• _Information_:

static int preload_code_objects(int device) {
    static std::mutex mu;
    static std::vector<int> done;
    std::lock_guard<std::mutex> lock(mu);
    if (std::find(done.begin(), done.end(), device) != done.end()) return LUTLDPC_OK;
    HIP_TRY(preload_stream_kernels()); HIP_TRY(preload_frontend_kernels());
    HIP_TRY((preload_fused<2, 0>())); HIP_TRY((preload_fused<2, 1>())); HIP_TRY((preload_fused<2, 2>())); HIP_TRY((preload_fused<2, 3>()));
    HIP_TRY((preload_vn_fast<TT_VAR, 1>())); HIP_TRY((preload_vn_fast<TT_VAR, 2>())); HIP_TRY((preload_vn_fast<TT_DEC, 2>()));
    HIP_TRY((preload_cn_fast<2>()));
    HIP_TRY(preload_compact_kernels());
    HIP_TRY(preload_stats_kernels());
    HIP_TRY(preload_events_kernels());
    HIP_TRY(preload_packed_kernels());
    HIP_TRY(preload_llr_kernels());
    HIP_TRY(hipDeviceSynchronize());
    done.push_back(device);
    return LUTLDPC_OK;
}

static void build_jit(lutldpc_decoder *d) {
    if (!d->opt.use_jit || !d->opt.use_fast) return;
    for (size_t s = 0; s < d->tree_plans[TT_VAR].size(); s++)
        for (int kind : {TT_VAR, TT_DEC, TT_CHK}) {
            TreeSetPlan &S = *d->tree_set(kind, (int)s);
            const auto &cls = kind == TT_CHK ? d->cclass : d->vclass;
            for (size_t i = 0; i < S.cls.size(); i++) {
                if (kind != TT_CHK && fast_covers(d, S.cls[i].fast, cls[i].deg)) continue;
                std::string src, log;
                const bool full = kind == TT_CHK && d->chk_form((int)s, (int)i, false) == &S.cls[i].full;
                if (!jit_class_source(d, full ? TT_CHK + 32 : kind, s, i, src, log)) { d->jit_log = log; continue; }
                JitKernel *k = jit_get(d->device, src, log);
                if (!k) { d->jit_log = "generated-kernel registry full"; continue; }
                if (!log.empty()) d->jit_log = log;
                if (k->ok()) S.cls[i].jit = k;
            }
        }
}

int upload_static(lutldpc_decoder *d) {
    HIP_TRY(hipSetDevice(d->device));
    if (int rc = preload_code_objects(d->device)) return rc;
    HIP_TRY(hipStreamCreateWithFlags(&d->stream.s, hipStreamNonBlocking));
    HIP_TRY(d->d_vn_ptr.upload(d->vn_ptr));
    HIP_TRY(d->d_cn_ptr.upload(d->cn_ptr));
    HIP_TRY(d->d_cn_idx.upload(d->cn_msg_idx));
    {
        std::vector<int32_t> f((size_t)d->E + 8, 0);
        for (int c = 0; c < d->nchk; c++)
            for (int k = d->cn_ptr[(size_t)c]; k < d->cn_ptr[(size_t)c + 1]; k++)
                f[(size_t)k] = (int32_t)((uint32_t)d->cn_vn[(size_t)k] | (k + 1 == d->cn_ptr[(size_t)c + 1] ? 0x80000000u : 0u));
        HIP_TRY(d->d_cn_vn.upload(f));
    }
    HIP_TRY(d->d_vn_list.upload(d->vn_list));
    HIP_TRY(d->d_cn_list.upload(d->cn_list));
    HIP_TRY(d->d_fast_idx.upload(d->fast_idx));
    HIP_TRY(d->d_chain_internal.upload(d->chain_internal));
    HIP_TRY(d->d_edge_vn.upload(d->edge_vn));
    HIP_TRY(d->d_ops.upload(d->all_ops));
    {
        std::vector<uint8_t> t = d->all_tables;
        t.resize((t.size() + 3) / 4 * 4 + 16, 0);
        HIP_TRY(d->d_tables.upload(t));
    }
    build_jit(d);
    return LUTLDPC_OK;
}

• _Work request_: Write down exactly the line with "HIP_TRY(d->d_edge_vn.upload(d->edge_vn));", then each line after it through the end of the data.

• _Written response_:
    HIP_TRY(d->d_edge_vn.upload(d->edge_vn));
    HIP_TRY(d->d_ops.upload(d->all_ops));
    {
        std::vector<uint8_t> t = d->all_tables;
        t.resize((t.size() + 3) / 4 * 4 + 16, 0);
        HIP_TRY(d->d_tables.upload(t));
    }
    build_jit(d);
    return LUTLDPC_OK;
}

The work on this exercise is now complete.